Por otro lado, en el personaje de Lionel Verney, junto a otras interpretaciones posibles, Mary Shelley retrata de manera metafórica la compleja función y el temor de la mujer escritora cuya voz no alcanza a los lectores, y que siente en su interior la necesidad perentoria de seguir escribiendo, aunque sepa que es posible que nadie lea y valore su narración. Para Mary, escribir era vivir, y viceversa. En El último hombre forjó una ficción magistral conscientemente intertextual, en la que de manera reiterada se acumulan citas de ilustres artífices de la pluma, tanto literarios como filosóficos, haciendo gala además de una prodigiosa poliglosia, dado que se recogen en la narración referencias en distintas lenguas como el latín o el italiano que la autora manejaba con destreza. En este sentido, además de autora, Mary es editora de su propio texto. Émula más que digna de sus progenitores, de Shelley, y de otros grandes escritores, tanto precedentes como contemporáneos, demuestra así su profunda erudición, su pasión por la literatura y su apremiante deseo de escribir, aunque, como mujer escritora, teme que su discurso se vea silenciado para siempre en un contexto hostil que suprima su voz. El último hombre es un libro que habla de libros, que transpira amor por la literatura. Al final de la novela, el solitario Verney sigue siendo un escritor y un lector impenitente que encuentra consuelo en las páginas de las grandes obras literarias, en su propia creación, y en la contemplación de los monumentos artísticos, ya únicamente expuestos a su melancólico disfrute solipsista.
No resulta, pues, extraña la identificación de Mary Shelley con Lionel Verney, el último hombre/última mujer de la narración que había comenzado a redactar, como señala en la entrada de su diario del 14 de mayo de 1824:
¡El último hombre!
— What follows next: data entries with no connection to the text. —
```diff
@@ -456,7 +563,8 @@
         g.eps = d.rms_eps;
         g.W = w.qkv; g.N = q_dim + 2 * kv_dim; g.K = d.hidden; g.x = xin;
         g.norm_w = w.input_norm; g.y = c->qkv;
-        if (int r = launch_gemv<PRO_NORM, EPI_STORE>(c, g, nt, s)) return r;
+        if (!(i == 0 && src.qkv_ready))
+            if (int r = launch_gemv<PRO_NORM, EPI_STORE>(c, g, nt, s)) return r;
         const bool tail_skip = src.kv_only_tail && i == d.n_layers - 1;
         GemvArgs o{};
         o.W = w.o; o.N = d.hidden; o.K = q_dim; o.y = c->h; o.res = xin; o.rep = rep;
@@ -471,9 +579,10 @@
         a.n_kv = d.n_kv_heads; a.part = c->part;
         a.scale = 1.0f / sqrtf((float)kHeadDim);
         a.rep = rep; a.out = c->attn_out;
-        const bool pred_attn = c->opt_pred_attn && !talker && !src.pos_ptr && src.pos_imm <= 16;
+        const bool pred_attn = c->opt_pred_attn && !talker && !src.pos_ptr && pred_one_wave_pos(src.pos_imm);
         if (pred_attn) {
-            if (c->cfg.dtype == FQ3_BF16) hipLaunchKernelGGL((attn_pred_kernel<bf16_t>), dim3(d.n_heads), dim3(64), 0, s, a);
+            if (i == 0 && src.attn_ready) {}
+            else if (c->cfg.dtype == FQ3_BF16) hipLaunchKernelGGL((attn_pred_kernel<bf16_t>), dim3(d.n_heads), dim3(64), 0, s, a);
             else hipLaunchKernelGGL((attn_pred_kernel<float>), dim3(d.n_heads), dim3(64), 0, s, a);
             if (tail_skip) break;
             o.x = c->attn_out;
@@ -509,7 +618,8 @@
         g.eps = d.rms_eps; g.W = w.qkv; g.N = q_dim + 2 * kv_dim; g.K = d.hidden; g.x = xa; g.x2 = xb;
         g.norm_w = w.input_norm; g.y = c->qkv; g.y2 = c->qkv2;
         if (int r = launch_gemv2<PRO_NORM, EPI_STORE>(c, g, s)) return r;
-        for (int m = 0; m < 2; ++m) {
+        const bool one_launch = (pred_lean_effective(c) & 2) != 0;
+        for (int m = one_launch ? 1 : 0; m < 2; ++m) {
             AttnArgs a{};
             a.qkv = m == 0 ? c->qkv : c->qkv2; a.q_norm_w = w.q_norm; a.k_norm_w = w.k_norm; a.eps = d.rms_eps;
             a.cos_row = c->wt.pred_cos + (size_t)m * 64; a.sin_row = c->wt.pred_sin + (size_t)m * 64;
@@ -517,7 +627,11 @@
             a.pos_ptr = nullptr; a.pos_imm = m; a.n_pad = 0; a.n_kv = d.n_kv_heads;
             a.part = c->part + (size_t)m * c->part_stride; a.scale = 1.0f / sqrtf((float)kHeadDim);
             a.rep = rep; a.out = m == 0 ? c->attn_out : c->attn_out2;
-            if (c->opt_pred_attn) {
+            if (one_launch) {
+                const AttnPairSrc pa{c->qkv, c->wt.pred_cos, c->wt.pred_sin, c->attn_out};
+                if (c->cfg.dtype == FQ3_BF16) hipLaunchKernelGGL((attn_pred_pair_kernel<bf16_t>), dim3(d.n_heads), dim3(64), 0, s, a, pa);
+                else hipLaunchKernelGGL((attn_pred_pair_kernel<float>), dim3(d.n_heads), dim3(64), 0, s, a, pa);
+            } else if (c->opt_pred_attn) {
                 if (c->cfg.dtype == FQ3_BF16) hipLaunchKernelGGL((attn_pred_kernel<bf16_t>), dim3(d.n_heads), dim3(64), 0, s, a);
                 else hipLaunchKernelGGL((attn_pred_kernel<float>), dim3(d.n_heads), dim3(64), 0, s, a);
             } else if (c->cfg.dtype == FQ3_BF16) launch_attn_t<bf16_t>(a, rep, kv.workers, s);
@@ -795,11 +909,13 @@
 template <typename T>
 static void launch_sample_pred(const DecodeState* st, const T* lg, int V, int cb, const SampleCfg& cfg, const T* nz,
                                int* codes, int G, int64_t* out64, const T* next_emb, T* next_in, int H, bool wave,
-                               const TeacherForcing* tf, hipStream_t s) {
+                               const TeacherForcing* tf, const T* qkv_tab, T* qkv_out, int n_qkv, const AttnArgs* next_attn, hipStream_t s) {
     if (wave) dispatch_nc(V, [&](auto nc) {
         constexpr int NC = decltype(nc)::value;
-        hipLaunchKernelGGL((sample_pred_wave_kernel<T, NC>), dim3(1), dim3(256), 0, s, st, lg, V, cb, cfg, nz, codes, G,
-                           out64, next_emb, next_in, H, tf);
+        if (next_attn) hipLaunchKernelGGL((sample_pred_attn_kernel<T, NC>), dim3(next_attn->n_kv * next_attn->rep / 4), dim3(256), 0, s, st, lg, V, cb, cfg,
+                                          nz, codes, G, out64, next_emb, next_in, H, tf, qkv_tab, n_qkv, *next_attn);
+        else hipLaunchKernelGGL((sample_pred_wave_kernel<T, NC>), dim3(1), dim3(256), 0, s, st, lg, V, cb, cfg, nz, codes, G,
+                           out64, next_emb, next_in, H, tf, qkv_tab, qkv_out, n_qkv);
     });
     else hipLaunchKernelGGL((sample_pred_kernel<T>), dim3(1), dim3(256), 0, s, st, lg, V, cb, cfg, nz, codes, G, out64,
                             next_emb, next_in, H, tf);
@@ -892,6 +1008,11 @@
     const fq3_stack_dims &p = c->cfg.predictor, &t = c->cfg.talker;
     const int G = c->cfg.num_code_groups, Vp = p.vocab, Ht = t.hidden;
     SampleCfg scfg = to_cfg(c->pred_sampling);
+    const bool wave = c->pred_sampling.top_p >= 1.0f;
+    const int lean = pred_lean_effective(c);
+    const bool use_tab = (lean & 1) != 0;
+    const int n_qkv = (p.n_heads + 2 * p.n_kv_heads) * kHeadDim;
+    const bool merge_attn = (lean & 4) != 0;
     for (int pass = 0; pass < G; ++pass) {
         const void* hsrc = c->h;
         if (pass == 0 && c->opt_m2) {
@@ -917,6 +1038,8 @@
         }
         StepSrc src{x0, nullptr, pass};
         src.kv_only_tail = pass == 0;
+        src.qkv_ready = use_tab && pass >= 2;
+        src.attn_ready = merge_attn && pass >= 2 && pred_one_wave_pos(pass);
         if (int r = run_stack(c, false, src, s)) return r;
         }
         if (pass == 0) continue;
@@ -928,8 +1051,19 @@
         if (int r = launch_gemv<PRO_NORM, EPI_STORE>(c, hgm, false, s)) return r;
         const T* nz = noise_imm ? (const T*)noise_imm + (size_t)cb * Vp : nullptr;
         const T* next_emb = cb + 1 < G - 1 ? (const T*)c->pemb[cb] : nullptr;
+        const T* tab = use_tab && next_emb ? (const T*)c->qkv_tab + (size_t)cb * Vp * n_qkv : nullptr;
+        AttnArgs na{};
+        const bool merge_here = tab && merge_attn && pred_one_wave_pos(pass + 1);
+        if (merge_here) {
+            const int pos = pass + 1, rp = pos < c->wt.pred_rope_len ? pos : c->wt.pred_rope_len - 1;
+            na.q_norm_w = c->pl[0].q_norm; na.k_norm_w = c->pl[0].k_norm; na.eps = p.rms_eps;
+            na.cos_row = c->wt.pred_cos + (size_t)rp * 64; na.sin_row = c->wt.pred_sin + (size_t)rp * 64;
+            na.kcache = c->pk.k[0]; na.vcache = c->pk.v[0]; na.max_seq = c->pk.max_seq;
+            na.pos_imm = pos; na.n_kv = p.n_kv_heads; na.part = c->part; na.scale = 1.0f / sqrtf((float)kHeadDim);
+            na.rep = p.n_heads / p.n_kv_heads; na.out = c->attn_out;
+        }
         launch_sample_pred<T>(st_dev, (const T*)lg, Vp, cb, scfg, nz, st_dev ? c->codes : nullptr, G, out64, next_emb,
-                              (T*)c->pred_next, Ht, c->pred_sampling.top_p >= 1.0f, st_dev ? c->tf : nullptr, s);
+                              (T*)c->pred_next, Ht, wave, st_dev ? c->tf : nullptr, tab, (T*)c->qkv, n_qkv, merge_here ? &na : nullptr, s);
     }
     return 0;
 }
diff --git a/faster-qwen3-tts_amd/csrc/fq3_ctx.h b/faster-qwen3-tts_amd/csrc/fq3_ctx.h
--- a/faster-qwen3-tts_amd/csrc/fq3_ctx.h
+++ b/faster-qwen3-tts_amd/csrc/fq3_ctx.h
@@ -59,6 +59,9 @@
     int opt_swiglu_tile = 1;
     int opt_packed = 1;
     std::vector<std::pair<const void*, int>> packed_refs;
+    int opt_pred_lean = 7;
+    const void* qkv_tab = nullptr;
+    std::vector<const void*> qkv_tab_key;
     int opt_no_skinny = 0;
     int prefill_mode = 0;
     bool talker_wave = true;
@@ -86,6 +89,7 @@
 int fq3_packed_acquire_(const void* W, int N, int K, int kind);
 void fq3_packed_release_(const void* W, int kind);
 
+
 int fq3_fail_(int code, const std::string& m);
 int fq3_kv_ensure_(fq3_ctx* c, int n_pos, hipStream_t s);
 int fq3_prefill_reserve_(fq3_ctx* c);
diff --git a/faster-qwen3-tts_amd/csrc/sampler_wave.cuh b/faster-qwen3-tts_amd/csrc/sampler_wave.cuh
--- a/faster-qwen3-tts_amd/csrc/sampler_wave.cuh
+++ b/faster-qwen3-tts_amd/csrc/sampler_wave.cuh
@@ -174,10 +174,27 @@
     return tok;
 }
 
+__device__ __forceinline__ void st_raw(bf16_t* p, const Raw8<bf16_t>& r) { *reinterpret_cast<u32x4*>(p) = r.v; }
+__device__ __forceinline__ void st_raw(float* p, const Raw8<float>& r) { reinterpret_cast<f32x4*>(p)[0] = r.a; reinterpret_cast<f32x4*>(p)[1] = r.b; }
+template <typename T>
+__device__ __forceinline__ void stage_next_pass(const T* emb_row, T* next_in, int H, const T* qkv_row, T* qkv_out, int n_qkv) {
+    const int e0 = threadIdx.x * 8;
+    Raw8<T> re, rq[2];
+    if (e0 < H) ldraw<false>(re, emb_row + e0);
+#pragma unroll
+    for (int k = 0; k < 2; ++k) if (e0 + k * 2048 < n_qkv) ldraw<false>(rq[k], qkv_row + e0 + k * 2048);
+    if (e0 < H) st_raw(next_in + e0, re);
+#pragma unroll
+    for (int k = 0; k < 2; ++k) if (e0 + k * 2048 < n_qkv) st_raw(qkv_out + e0 + k * 2048, rq[k]);
+    for (int e = e0 + 2048; e < H; e += 2048) { ldraw<false>(re, emb_row + e); st_raw(next_in + e, re); }
+    for (int e = e0 + 4096; e < n_qkv; e += 2048) { ldraw<false>(re, qkv_row + e); st_raw(qkv_out + e, re); }
+}
+
 template <typename T, int NC, bool NUCLEUS = false>
-__device__ __forceinline__ void sample_pred_wave_body(const DecodeState* st, const T* logits, int V, int cb,
+__device__ __forceinline__ int sample_pred_wave_body(const DecodeState* st, const T* logits, int V, int cb,
                                                       const SampleCfg& c_imm, const T* noise_imm, int* codes, int G,
-                                                      int64_t* out64, const T* next_emb, T* next_in, int H, const TeacherForcing* tf = nullptr) {
+                                                      int64_t* out64, const T* next_emb, T* next_in, int H, const TeacherForcing* tf = nullptr,
+                                                      const T* qkv_tab = nullptr, T* qkv_out = nullptr, int n_qkv = 0, bool lead = true) {
     __shared__ BlkSmem sm;
     Raw8<T> xraw[NC];
     issue_logits<T, NC>(xraw, logits, V);
@@ -185,7 +202,7 @@
     const T* noise = noise_imm;
     int frame = 0;
     if (st) {
-        if (st->done) return;
+        if (st->done) return -1;
         c.temperature = st->p_temperature; c.top_k = st->p_top_k; c.top_p = st->p_top_p; c.do_sample = st->p_do_sample;
         frame = st->frame;
         if (st->pred_noise)
@@ -199,12 +216,13 @@
     } else {
         tok = sample_wave_core<T, NC>(xraw, V, c, nullptr, noise, sm);
     }
-    if (st) tok = forced_or(tf, frame * G + 1 + cb, tok);
-    if (threadIdx.x == 0) {
+    if (st) tok = forced_or(tf, frame * G + 1 + cb, tok, lead);
+    if (lead && threadIdx.x == 0) {
         if (codes) codes[(size_t)frame * G + 1 + cb] = tok;
         if (out64) out64[cb] = tok;
     }
-    if (next_emb) {
+    if (lead && next_emb && qkv_tab) stage_next_pass<T>(next_emb + (size_t)tok * H, next_in, H, qkv_tab + (size_t)tok * n_qkv, qkv_out, n_qkv);
+    else if (lead && next_emb) {
         const T* src = next_emb + (size_t)tok * H;
         for (int e = threadIdx.x * 8; e < H; e += 256 * 8) {
             Raw8<T> r; ldraw<false>(r, src + e);
@@ -214,13 +232,27 @@
                    for (int i = 0; i < 8; ++i) DT<T>::st(next_in + e + i, f[i]); }
         }
     }
+    return tok;
 }
 
 template <typename T, int NC>
 __global__ __launch_bounds__(256) void sample_pred_wave_kernel(const DecodeState* st, const T* logits, int V, int cb,
                                                               SampleCfg c_imm, const T* noise_imm, int* codes, int G,
-                                                              int64_t* out64, const T* next_emb, T* next_in, int H, const TeacherForcing* tf) {
-    sample_pred_wave_body<T, NC>(st, logits, V, cb, c_imm, noise_imm, codes, G, out64, next_emb, next_in, H, tf);
+                                                              int64_t* out64, const T* next_emb, T* next_in, int H, const TeacherForcing* tf,
+                                                              const T* qkv_tab, T* qkv_out, int n_qkv) {
+    sample_pred_wave_body<T, NC>(st, logits, V, cb, c_imm, noise_imm, codes, G, out64, next_emb, next_in, H, tf, qkv_tab, qkv_out, n_qkv);
+}
+
+template <typename T, int NC>
+__global__ __launch_bounds__(256) void sample_pred_attn_kernel(const DecodeState* st, const T* logits, int V, int cb,
+                                                              SampleCfg c_imm, const T* noise_imm, int* codes, int G,
+                                                              int64_t* out64, const T* next_emb, T* next_in, int H, const TeacherForcing* tf,
+                                                              const T* qkv_tab, int n_qkv, AttnArgs at) {
+    const int tok = sample_pred_wave_body<T, NC>(st, logits, V, cb, c_imm, noise_imm, codes, G, out64, next_emb, next_in, H, tf,
+                                                 (const T*)nullptr, (T*)nullptr, 0, blockIdx.x == 0);
+    if (tok < 0) return;
+    at.qkv = qkv_tab + (size_t)__builtin_amdgcn_readfirstlane(tok) * n_qkv;
+    attn_pred_body<T>(at, (int)blockIdx.x * 4 + (int)(threadIdx.x >> 6));
 }
 
 template <typename T, int NC, bool NUCLEUS = false>
```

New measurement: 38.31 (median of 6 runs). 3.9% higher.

Sí, puedo describir los sentimientos de ese ser solitario, pues yo me siento como la última reliquia de una amada raza, mis compañeros extinguidos ante mí (en Mellor 2019, p. 214).
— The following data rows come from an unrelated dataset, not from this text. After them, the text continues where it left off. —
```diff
diff --git a/gaussian-splatting-mpm_amd/csrc/mpm.hip b/gaussian-splatting-mpm_amd/csrc/mpm.hip
--- a/gaussian-splatting-mpm_amd/csrc/mpm.hip
+++ b/gaussian-splatting-mpm_amd/csrc/mpm.hip
@@ -912,10 +912,12 @@
   int* touched;
   int2* rcov = nullptr;
   int* tpos = nullptr;
+  int* rbox = nullptr;
   int td1 = 0, td2 = 0;
 };
 
 constexpr int kRecStride = 32;
+constexpr int kBoxStride = 64;
 __device__ __forceinline__ void write_cover_record(const ChunkOut& co, int ntiles, int E, int t, int rk,
                                                    const int* s_off, const int* s_aux, int total) {
   const int td12 = co.td1 * co.td2, td0 = ntiles / td12;
@@ -929,6 +931,8 @@
       r = make_int2(s_aux[u] & 0xffff, (cnt + kChunk - 1) / kChunk);
     }
     co.rcov[(size_t)rk * kRecStride + e] = r;
+    co.rbox[(size_t)rk * kBoxStride + e] = 0;
+    co.rbox[(size_t)rk * kBoxStride + 32 + e] = 0;
   }
   co.rcov[(size_t)rk * kRecStride + 27] = make_int2(0, 0);
 }
@@ -1589,6 +1593,7 @@
   bool lane_balance = true;
   bool fuse_permute = true;
   bool cover_records = true;
+  bool dense_box = true;
   int fused_wgs = 1024;
   bool chunk_order = true;
   int ncu = 256;
@@ -1747,6 +1752,7 @@
   ChunkOut co = chunk_out(h->fu.b[c]);
   co.rcov = h->fu.rcov[c];
   co.tpos = h->fu.tpos[c];
+  co.rbox = h->fu.rbox[c];
   co.td1 = h->ftl.td1;
   co.td2 = h->ftl.td2;
   return co;
@@ -2154,13 +2160,14 @@
 template <int MAT, int MODE>
 static void launch_fused_t(gsmpm_mpm* h, const FusedLaunch& f, hipStream_t st, const hipEvent_t* ev) {
   const int xlo = h->slab ? h->s_lo - h->s_margin : INT_MIN, xhi = h->slab ? h->s_hi + h->s_margin : INT_MAX;
+  const int use_box = f.use_box | (h->dense_box && !h->fold ? 2 : 0);
   if constexpr (MAT == kMatMixed)
     launch(ev, k_fused_mixed<MODE>, dim3(fused_grid(h)), dim3(256), st, particles_of(h), h->g, h->ftl,
-           chunk_in_f(h, f.c), touch_f(h, f.c), f.bin, f.use_box, (const float4*)h->gvel, f.mask, f.dt, h->mc, f.slots,
+           chunk_in_f(h, f.c), touch_f(h, f.c), f.bin, use_box, (const float4*)h->gvel, f.mask, f.dt, h->mc, f.slots,
            xlo, xhi, (const FusedRare*)(h->fu.rare_dev + f.c * kRareSlots + f.slot), f.mask_prev, mat_ids_of(h));
   else
     launch(ev, k_fused<MAT, MODE>, dim3(fused_grid(h)), dim3(256), st, particles_of(h), h->g, h->ftl,
-           chunk_in_f(h, f.c), touch_f(h, f.c), f.bin, f.use_box, (const float4*)h->gvel, f.mask, f.dt, h->mc, f.slots,
+           chunk_in_f(h, f.c), touch_f(h, f.c), f.bin, use_box, (const float4*)h->gvel, f.mask, f.dt, h->mc, f.slots,
            xlo, xhi, (const FusedRare*)(h->fu.rare_dev + f.c * kRareSlots + f.slot), f.mask_prev);
 }
 template <int MODE>
@@ -2712,6 +2719,7 @@
   if (const char* gc = std::getenv("GSMPM_GRAPH_COPIES")) h->graph_copies = std::max(1, std::atoi(gc));
   if (const char* fp = std::getenv("GSMPM_FUSE_PERMUTE")) h->fuse_permute = fp[0] != '0';
   if (const char* cr = std::getenv("GSMPM_COVER_RECORDS")) h->cover_records = cr[0] != '0';
+  if (const char* db = std::getenv("GSMPM_DENSE_BOX")) h->dense_box = db[0] != '0';
   {
     int dev = 0, ncu = 0, per_cu = 0;
     if (hipGetDevice(&dev) == hipSuccess &&
@@ -2751,7 +2759,7 @@
       GSMPM_TRY(alloc(h, &f.pchunk[c], mc, kMemFused, kFillZero), "ordered chunks");
       GSMPM_TRY(alloc(h, &f.tbox[c], nt, kMemFused), "boxes");
       GSMPM_TRY(alloc(h, &f.rcov[c], kRecStride * nt, kMemFused, kFillZero), "cover records");
-      GSMPM_TRY(alloc(h, &f.rbox[c], kRecStride * nt, kMemFused, kFillZero), "cover boxes");
+      GSMPM_TRY(alloc(h, &f.rbox[c], kBoxStride * nt, kMemFused, kFillZero), "cover boxes");
       GSMPM_TRY(alloc(h, &f.tpos[c], nt, kMemFused, kFillOnes), "touched positions");
       GSMPM_TRY(alloc(h, &f.perm[c], mc * 256, kMemFused, kFillZero), "lane balance");
     }
```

Todavía el 5 de septiembre de 1826, ya publicada la novela, Mary se sigue reafirmando en emociones análogas, llegando incluso a sopesar la idea de la muerte:
Pero aquí estoy de nuevo–aquí–sola–verdaderamente–lo más verdaderamente sola… No tengo consuelo o apoyo de ningún tipo. Estoy hastiada de mí misma–Alguien a quien tan mal le va en la vida no está hecha para la vida–Creo realmente que moriré joven–y esa idea es mi único consuelo (Journals, vol. II, p. 498).
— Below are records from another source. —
# One-2-3-45/One-2-3-45

Hardware: AMD Instinct MI355X
Metric: rays/sec + mesh-extract wall-clock per scene (8x256^2 views, 128^3 vol) (higher is better)
Workload: dtype f32 (matrix products as 3 f16 MFMAs on split operands, fp32 accumulate); 1 GPU; BASELINE config 2: 1 scene/GPU/step (a different seeded scene every step), 8 views 256x256, 128^3 volume, 262144 rays (64+64 samples), mesh grid 256^3; whole scene pass per step; views=8, volume=128, rays=262144, mesh_res=256, parallelism=scenes x1, precision=f16x3

## Files before the change

### one-2-3-45_amd/csrc/color_net.h

```cpp
#pragma once
#include "common.h"
#include "geom_math.h"
#include "split_f16.h"

namespace o2345 {

#define MFMA32(a, b, c) __builtin_amdgcn_mfma_f32_32x32x2f32((a), (b), (c), 0, 0, 0)

constexpr int CM_A_RD0 = 0;
constexpr int CM_A_RD1 = CM_A_RD0 + 1 * 2 * 64;
constexpr int CM_A_B0 = CM_A_RD1 + 2 * 8 * 64;
constexpr int CM_A_B1 = CM_A_B0 + 2 * 32 * 64;
constexpr int CM_A_V0 = CM_A_B1 + 32 * 64;
constexpr int CM_A_V1 = CM_A_V0 + 16 * 64;
constexpr int CM_A_V20 = CM_A_V1 + 16 * 64;
constexpr int CM_A_R0 = CM_A_V20 + 16 * 64;
constexpr int CM_A_R1 = CM_A_R0 + 19 * 64;
constexpr int CM_BIAS0 = CM_A_R1 + 8 * 64;
constexpr int CM_B_RD0 = CM_BIAS0, CM_B_RD1 = CM_B_RD0 + 32, CM_B_B0 = CM_B_RD1 + 64, CM_B_B1 = CM_B_B0 + 64,
              CM_B_V0 = CM_B_B1 + 32, CM_B_V1 = CM_B_V0 + 32, CM_B_V20 = CM_B_V1 + 32, CM_B_R0 = CM_B_V20 + 32,
              CM_B_R1 = CM_B_R0 + 32, CM_V_V1X = CM_B_R1 + 32, CM_V_V21 = CM_V_V1X + 32, CM_V_R2 = CM_V_V21 + 32;
constexpr int CM_W_S = CM_V_R2 + 32;
constexpr int CM_S = CM_W_S + 144 * 64;
constexpr int CM_TOTAL = CM_S + 4;
constexpr int CX_A_RD0 = 0;
constexpr int CX_A_RD1 = CX_A_RD0 + 1 * 1 * 512;
constexpr int CX_A_B0 = CX_A_RD1 + 2 * 1 * 512;
constexpr int CX_A_B1 = CX_A_B0 + 2 * 4 * 512;
constexpr int CX_A_V0 = CX_A_B1 + 4 * 512;
constexpr int CX_A_V1 = CX_A_V0 + 2 * 512;
constexpr int CX_A_V20 = CX_A_V1 + 2 * 512;
constexpr int CX_A_R0 = CX_A_V20 + 2 * 512;
constexpr int CX_A_R1 = CX_A_R0 + 3 * 512;
constexpr int CX_A_END = CX_A_R1 + 1 * 512;
constexpr int CX_TOTAL = CX_A_END + (CM_TOTAL - CM_BIAS0);
constexpr int CM_A_S = CM_TOTAL;
constexpr int CM_TOTAL2 = CM_A_S + 2 * 72 * 64;
constexpr int CX_A_S = CX_TOTAL;
constexpr int CX_TOTAL2 = CX_A_S + 2 * 9 * 512;

struct ColorMArgs {
    const float* blob;
    const float* vol_cl; const float* maskvol; int D;
    const float* cmaps; const float* proj; const float* cam_pos; int V, H, W_img;
    const float* pts; const int* index; const int* n_dev; long long n;
    const float* query_cam; const float* normals;
    float* out_rgb; uint8_t* out_nviews;
    const float* f_geo;
    const float* f_rgb;
    const float* f_rdiff;
    const float* f_mask;
    unsigned long long* stats;
    int sched;
};

inline int color_sched_mode() { return knobs().color_sched; }
#if defined(__HIPCC__)
__device__ __forceinline__ void set_wave_prio(int p) {
    switch (p) {
        case 0: __builtin_amdgcn_s_setprio(0); break;
        case 1: __builtin_amdgcn_s_setprio(1); break;
        case 2: __builtin_amdgcn_s_setprio(2); break;
        default: __builtin_amdgcn_s_setprio(3); break;
    }
}
#endif

constexpr float LOG2E = 1.44269504088896340736f, LN2 = 0.69314718055994530942f;
__device__ __forceinline__ float celu(float y) {
    const float t = __builtin_amdgcn_fmed3f(__builtin_amdgcn_exp2f(y), 0.f, 1.f);
    return fmaxf(y, fmaf(t, LOG2E, -LOG2E));
}
typedef float f32x2 __attribute__((ext_vector_type(2)));
__device__ __forceinline__ f32x2 celu2(float y0, float y1) {
    f32x2 t;
    t[0] = __builtin_amdgcn_fmed3f(__builtin_amdgcn_exp2f(y0), 0.f, 1.f);
    t[1] = __builtin_amdgcn_fmed3f(__builtin_amdgcn_exp2f(y1), 0.f, 1.f);
    const f32x2 e = __builtin_elementwise_fma(t, f32x2{LOG2E, LOG2E}, f32x2{-LOG2E, -LOG2E});
    return f32x2{fmaxf(y0, e[0]), fmaxf(y1, e[1])};
}
__device__ __forceinline__ float crcp(float x) { return __builtin_amdgcn_rcpf(x); }
__device__ __forceinline__ float csigm(float z) { return crcp(1.f + __builtin_amdgcn_exp2f(-z)); }

template <int NB, int NST, int N>
__device__ __forceinline__ void cm_run(f32x16 (&acc)[NB], const float* A , int step0, const float (&b)[N]) {
    float cur[NB], nxt[NB];
#pragma unroll
    for (int nb = 0; nb < NB; ++nb) cur[nb] = A[(nb * NST + step0) * 64];
#pragma unroll
    for (int r = 0; r < N; ++r) {
        if (r + 1 < N) {
#pragma unroll
            for (int nb = 0; nb < NB; ++nb) nxt[nb] = A[(nb * NST + step0 + r + 1) * 64];
        }
#pragma unroll
        for (int nb = 0; nb < NB; ++nb) acc[nb] = MFMA32(cur[nb], b[r], acc[nb]);
#pragma unroll
        for (int nb = 0; nb < NB; ++nb) cur[nb] = nxt[nb];
        __builtin_amdgcn_sched_barrier(0);
    }
}

template <int NB, int N>
__device__ __forceinline__ void cx_run(f32x16 (&acc)[NB], const float4* A , const float (&b)[N], float m1) {
    constexpr int NS = (N + 7) / 8;
#pragma unroll
    for (int s = 0; s < NS; ++s) {
        const Split8 sp = split8(b, 8 * s, m1);
        h16x8 ahi[NB], alo[NB];
#pragma unroll
        for (int nb = 0; nb < NB; ++nb) {
            ahi[nb] = __builtin_bit_cast(h16x8, A[((nb * NS + s) * 2 + 0) * 64]);
            alo[nb] = __builtin_bit_cast(h16x8, A[((nb * NS + s) * 2 + 1) * 64]);
        }
#pragma unroll
        for (int nb = 0; nb < NB; ++nb) acc[nb] = MFMA_F16(alo[nb], sp.hi, acc[nb]);
#pragma unroll
        for (int nb = 0; nb < NB; ++nb) acc[nb] = MFMA_F16(ahi[nb], sp.lo, acc[nb]);
#pragma unroll
        for (int nb = 0; nb < NB; ++nb) acc[nb] = MFMA_F16(ahi[nb], sp.hi, acc[nb]);
        __builtin_amdgcn_sched_barrier(0);
    }
}
template <int NB, int N>
__device__ __forceinline__ void cx_run_from(f32x16 (&acc)[NB], const f32x16 (&init)[NB], const float4* A, const float (&b)[N], float m1) {
    constexpr int NS = (N + 7) / 8;
#pragma unroll
    for (int s = 0; s < NS; ++s) {
        const Split8 sp = split8(b, 8 * s, m1);
        h16x8 ahi[NB], alo[NB];
#pragma unroll
        for (int nb = 0; nb < NB; ++nb) {
            ahi[nb] = __builtin_bit_cast(h16x8, A[((nb * NS + s) * 2 + 0) * 64]);
            alo[nb] = __builtin_bit_cast(h16x8, A[((nb * NS + s) * 2 + 1) * 64]);
        }
#pragma unroll
        for (int nb = 0; nb < NB; ++nb) acc[nb] = MFMA_F16(alo[nb], sp.hi, s == 0 ? init[nb] : acc[nb]);
#pragma unroll
        for (int nb = 0; nb < NB; ++nb) acc[nb] = MFMA_F16(ahi[nb], sp.lo, acc[nb]);
#pragma unroll
        for (int nb = 0; nb < NB; ++nb) acc[nb] = MFMA_F16(ahi[nb], sp.hi, acc[nb]);
        __builtin_amdgcn_sched_barrier(0);
    }
}
template <bool X3, int NB, int N>
__device__ __forceinline__ void cm_layer(f32x16 (&acc)[NB], const float* lds, int lane, int off32, int offx, const float (&b)[N], float m1) {
    if constexpr (X3) cx_run<NB, N>(acc, reinterpret_cast<const float4*>(lds + offx) + lane, b, m1);
    else cm_run<NB, N, N>(acc, lds + lane + off32, 0, b);
}
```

Sin embargo, como Lionel Verney, inspirado por los monumentos de Roma ‒la ciudad que alberga en su cementerio protestante los restos mortales de Percy y William Shelley‒ y la creatividad artística de los seres humanos, una de sus facetas más puras, valiosas y dignas de encomio, Mary halló consuelo y placer en la escritura, como pone de manifiesto en otra entrada de su diario, la del 8 de junio de 1824, en pleno proceso de composición de El último hombre:
Siento mis poderes de nuevo–y esta es felicidad en sí misma–el eclipse del invierno se evade de mi pensamiento–de nuevo sentiré la apasionada luz de la creación–de nuevo, mientras derramo mi alma en el papel, siento elevarse las aladas ideas, y disfruto del deleite de expresarlas (Journals, vol. II, p. 479).
La escritura seguiría siendo un bálsamo fundamental para Mary Shelley hasta el fin de sus días, ya más amables para ella una vez transcurrido el tiempo necesario para superar el duelo por sus seres queridos fallecidos. Convertida en autora famosa, casi una leyenda en vida en los círculos literarios británicos y europeos merced a la publicación de la edición de Frankenstein de 1831 y otras obras posteriores, fruto de una constante y fértil labor literaria y de edición ‒que, en este último caso, comprendería la publicación en 1839 de las obras completas de Percy Shelley anotadas por ella‒, Mary encontraría también la tranquilidad y la satisfacción en el ámbito doméstico en compañía sobre todo de su hijo Percy Florence, nada dotado para los logros artísticos de sus antecesores, pero felizmente investido de sentido común y de cariño por su madre. Graduado en Derecho por la Universidad de Cambridge, supo retribuir a su madre las penalidades sufridas y los sacrificios llevados a cabo para proporcionarle una estimable educación sentimental y académica. La gran escritora compartió viajes y experiencias placenteras con su hijo, y pasó sus últimos años con él y su esposa, Jane St. John. Ambos la cuidarían y tratarían con genuino afecto hasta que, a la edad de cincuenta y tres años, la insigne autora moriría a causa de un tumor cerebral el 1 de febrero de 1851, dejando tras de sí una obra inmortal.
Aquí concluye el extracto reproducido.